Why only "epoch_0" is saved in checkpoints ?

keras-team / keras-tuner

A Hyperparameter Tuning Library for Keras

https://keras.io/keras_tuner/

Apache License 2.0

2.86k stars 396 forks source link

Why only "epoch_0" is saved in checkpoints ? #277

Open q-55555 opened 4 years ago

q-55555 commented 4 years ago

I have noticed that only "epoch_0" is saved in checkpoints. Is this something normal ? Or is there something to do in order to save the best epoch (and not only epoch_0) ?

My point is that I would like to save the best epoch during training but calling "trial.best_step" after having run the trial always returns 'None'.

Thank you !

johnhringiv commented 4 years ago

I was just investigating this. It appears that the model saved in epoch_0 is actually the best model and that best_step is simply not being recorded properly. To be clear I believe tuner.get_best_models(1)[0] returns the best, fully trained model from the sweep.

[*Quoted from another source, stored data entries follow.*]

class Evaluator {
public:
    explicit Evaluator(Context& c) : c_(c) {}
    Context& ctx() { return c_; }

    CtPtr new_ct(int npoly, int ell, int deg, long double scale, int slots);
    std::vector<CtPtr> new_ct_batch(int count, int npoly, int ell, int deg, long double scale, int slots);
    static u64* contiguous_base(const std::vector<CtPtr>& v);
    std::vector<CtPtr> make_contiguous(const std::vector<CtPtr>& v, int site = -1);
    u64 gather_copies[8] = {};
    bool dot_groups = true;
    bool cheb_leaf_at_product = true;
    bool cheb_leaf_classes = true;
    bool cheb_rounds = true;
    int batch_limit = 32;
    CtPtr clone(const CtPtr& a);
    KeyPtr new_key();

    std::map<u64, KeyPtr> rot_keys;
    KeyPtr relin_key;
    KeyPtr conj_key;

    void keyswitch(const u64* c_ntt, int ell, const EvalKey& key, u64* out, const u64* add0, const u64* add1, const u32* map,
                   const u64* post = nullptr);
    void keyswitch_batch(int batch, const u64* c_ntt, size_t c_stride, int ell, const EvalKey& key, u64* out, size_t out_stride,
                         const u64* add0, const u64* add1, size_t add_stride, const u32* map, const u64* post, size_t post_stride);
    struct KsRows {
        std::vector<const EvalKey*> keys;
        std::vector<const u32*> maps;
        bool shared_input = false;
    };
    void keyswitch_rows(const KsRows& rows, const u64* c_ntt, size_t c_stride, int ell, u64* out, size_t out_stride, const u64* add0,
                        size_t add_stride);
    std::vector<CtPtr> rotate_sum_batch(const std::vector<CtPtr>& v, const std::vector<int>& indices);
    bool have_rotation_keys(const std::vector<int>& indices, int slots) const;
    const u64* permuted(const EvalKey& key, const u32* map);
    CtPtr rotate_each_sum(const std::vector<CtPtr>& v, const std::vector<int>& indices);
    std::vector<CtPtr> rotate_each_sum_rows(const std::vector<std::vector<CtPtr>>& rows, const std::vector<int>& indices);
    std::vector<CtPtr> hoisted_dot_rows(const std::vector<CtPtr>& xs, const std::vector<PtPtr>& pts, const std::vector<int>& indices,
                                        bool rescale_out = false);
    bool merged_products = false;
    bool merged_rescale = true;
    bool double_hoist = true;
    struct FoldedKey {
        PtPtr pt;
        KeyPtr key;
        int index = 0;
        long double scale = 0;
        std::shared_ptr<Encoding> enc;
        std::shared_ptr<DevBlock> d;
    };
    std::vector<FoldedKey> folded_keys;
    static constexpr size_t MAX_FOLDED = 12;
    FoldedKey folded_key(const PtPtr& p, int index, long double scale);
    std::vector<CtPtr> rotate_many(const CtPtr& a, const std::vector<int>& indices);
    std::vector<std::vector<CtPtr>> rotate_many_batch(const std::vector<CtPtr>& xs, const std::vector<int>& indices);
    std::vector<CtPtr> rotate_galois_batch(const std::vector<CtPtr>& v, u64 galois, const EvalKey& key, bool accumulate);
    std::vector<CtPtr> conjugate_batch(const std::vector<CtPtr>& v);
    std::vector<CtPtr> raw_modraise_batch(const std::vector<CtPtr>& v, int new_ell);
    std::vector<CtPtr> rotate_each(const std::vector<CtPtr>& v, const std::vector<int>& indices);
    std::vector<CtPtr> rotate_add_batch(const std::vector<CtPtr>& v, int index);
    std::vector<CtPtr> rotate_batch(const std::vector<CtPtr>& v, int index);
    std::vector<CtPtr> rotate_batch_impl(const std::vector<CtPtr>& v, int index, bool accumulate);
    std::vector<CtPtr> mult_plain_batch(const std::vector<CtPtr>& v, const PtPtr& p);
    std::vector<CtPtr> mult_plain_each(const std::vector<CtPtr>& v, const std::vector<PtPtr>& p);
    bool dot_plain_groups(const std::vector<CtPtr>& cts, const std::vector<std::vector<PtPtr>>& pts, long double pt_scale,
                          const std::vector<CtPtr>& dest);
    bool dot_plain_cyclic(const std::vector<CtPtr>& cts, const std::vector<PtPtr>& pts, const std::vector<CtPtr>& dest);
    bool dot_plain_window(const std::vector<CtPtr>& cur, const std::vector<CtPtr>& prev, const std::vector<PtPtr>& pts,
                          const std::vector<CtPtr>& dest, bool accumulate);
    bool dot_plain_groups_batch(const std::vector<std::vector<CtPtr>>& cts, const std::vector<std::vector<PtPtr>>& pts, long double pt_scale,
                                const std::vector<std::vector<CtPtr>>& dest);
    CtPtr dot_plain(const std::vector<CtPtr>& v, const std::vector<PtPtr>& p, long double pt_scale = 0,
                    const CtPtr& dest = CtPtr());
    std::vector<CtPtr> add_batch(const std::vector<CtPtr>& a, const std::vector<CtPtr>& b);
    std::vector<CtPtr> add_plain_batch(const std::vector<CtPtr>& v, const PtPtr& p);
    std::vector<CtPtr> sub_batch(const std::vector<CtPtr>& a, const std::vector<CtPtr>& b);
    std::vector<CtPtr> mult_batch(const std::vector<CtPtr>& a, const std::vector<CtPtr>& b);
    std::vector<CtPtr> mult_affine_rescale_batch(const std::vector<CtPtr>& a, const std::vector<CtPtr>& b, int f, double cadd,
                                                 const std::vector<CtPtr>& sub);
    std::vector<CtPtr> eval_chebyshev_many(const std::vector<CtPtr>& xs, const std::vector<double>& coeffs, double a, double b);
    std::vector<CtPtr> rescale_batch(const std::vector<CtPtr>& v);

    CtPtr add(const CtPtr& a, const CtPtr& b);
    CtPtr sub(const CtPtr& a, const CtPtr& b);
    CtPtr negate(const CtPtr& a);
    CtPtr add_plain(const CtPtr& a, const PtPtr& p);
    CtPtr mult_plain(const CtPtr& a, const PtPtr& p);
    CtPtr mult(const CtPtr& a, const CtPtr& b);
    CtPtr mult_no_relin(const CtPtr& a, const CtPtr& b);
    CtPtr relinearize(const CtPtr& a);
    CtPtr mult_int(const CtPtr& a, u64 k, bool raise_deg, long double new_scale, int keep_ell = 0);
    std::vector<CtPtr> adjust_deg1_batch(const std::vector<CtPtr>& v, int ell, long double scale);
    std::vector<CtPtr> adjust_deg1_batch(const std::vector<CtPtr>& v, int ell, const std::vector<long double>& scales);
    std::vector<CtPtr> scaled_diff_batch(const std::vector<CtPtr>& u, const std::vector<CtPtr>& w, const std::vector<u128>& a,
                                         const std::vector<u128>& c, bool raise_deg, const std::vector<long double>& scales);
    CtPtr mult_real(const CtPtr& a, double c);
    CtPtr add_real(const CtPtr& a, double c);
    CtPtr lincomb(const std::vector<CtPtr>& terms, const std::vector<double>& coef, double c0);
    CtPtr lincomb_at(const std::vector<CtPtr>& terms, const std::vector<double>& coef, double c0, long double want_scale, int keep_ell);
    CtPtr rotate(const CtPtr& a, int index);
    CtPtr conjugate(const CtPtr& a);
    CtPtr eval_poly(const CtPtr& x, const std::vector<double>& coeffs);
    CtPtr eval_chebyshev(const CtPtr& x, const std::vector<double>& coeffs, double a, double b);
    CtPtr mult_many(const std::vector<CtPtr>& v);
    std::vector<CtPtr> eval_poly_many(const std::vector<CtPtr>& xs, const std::vector<double>& coeffs);
    std::vector<CtPtr> mult_many_rows(const std::vector<std::vector<CtPtr>>& vs);
    CtPtr rescale(const CtPtr& a);
    CtPtr level_reduce(const CtPtr& a, int new_ell);
    CtPtr adjust(const CtPtr& a, int ell, int deg, long double scale);

    CtPtr raw_rescale(const CtPtr& a);
    void lift_and_ntt(u64* lifted, const u64* last, int P, int ell, const NttEpilogue* ep = nullptr, const u64* qlm_row = nullptr);
    void rescale_finish(u64* out, const u64* c, const u64* last, int P, int ell, const u64* qlinv_row = nullptr, const u64* qlm_row = nullptr);
    CtPtr raw_rotate(const CtPtr& a, u64 galois, const EvalKey& key, bool accumulate = false);
    CtPtr rotate_add(const CtPtr& a, int index);
    CtPtr raw_mult_relin(const CtPtr& a, const CtPtr& b, const EvalKey& key);
    CtPtr raw_modraise(const CtPtr& a, int new_ell);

ysgit commented 4 years ago

I'm fairly sure this is a bug. Checkpoints should be saved after every epoch, for some reason the tuner's on_epoch_end is being called with epoch = 0 always but other callbacks get the correct epoch number so it seems like the issue is somewhere in the tuner code, I just couldn't figure out where

ysgit commented 4 years ago

Actually I see now that this is intentional, the BayesianOptimization tuner overrides the base tuner's checkpoint behavior and keeps only the best checkpoint

elliotvilhelm commented 4 years ago

Wondering if there is a way to override this to checkpoint on every epoch? That to me seems like the expected behavior.

haifeng-jin commented 3 years ago

Currently, you cannot override to checkpoint every epoch. However, you can use TensorBoard to visualize the learning curve.

hp2500 commented 3 years ago

Actually I see now that this is intentional, the BayesianOptimization tuner overrides the base tuner's checkpoint behavior and keeps only the best checkpoint

Hi @ysgit, I am running into the same issue. Do you happen to have a link to the source saying that the checkpoint is overwritten with the best model?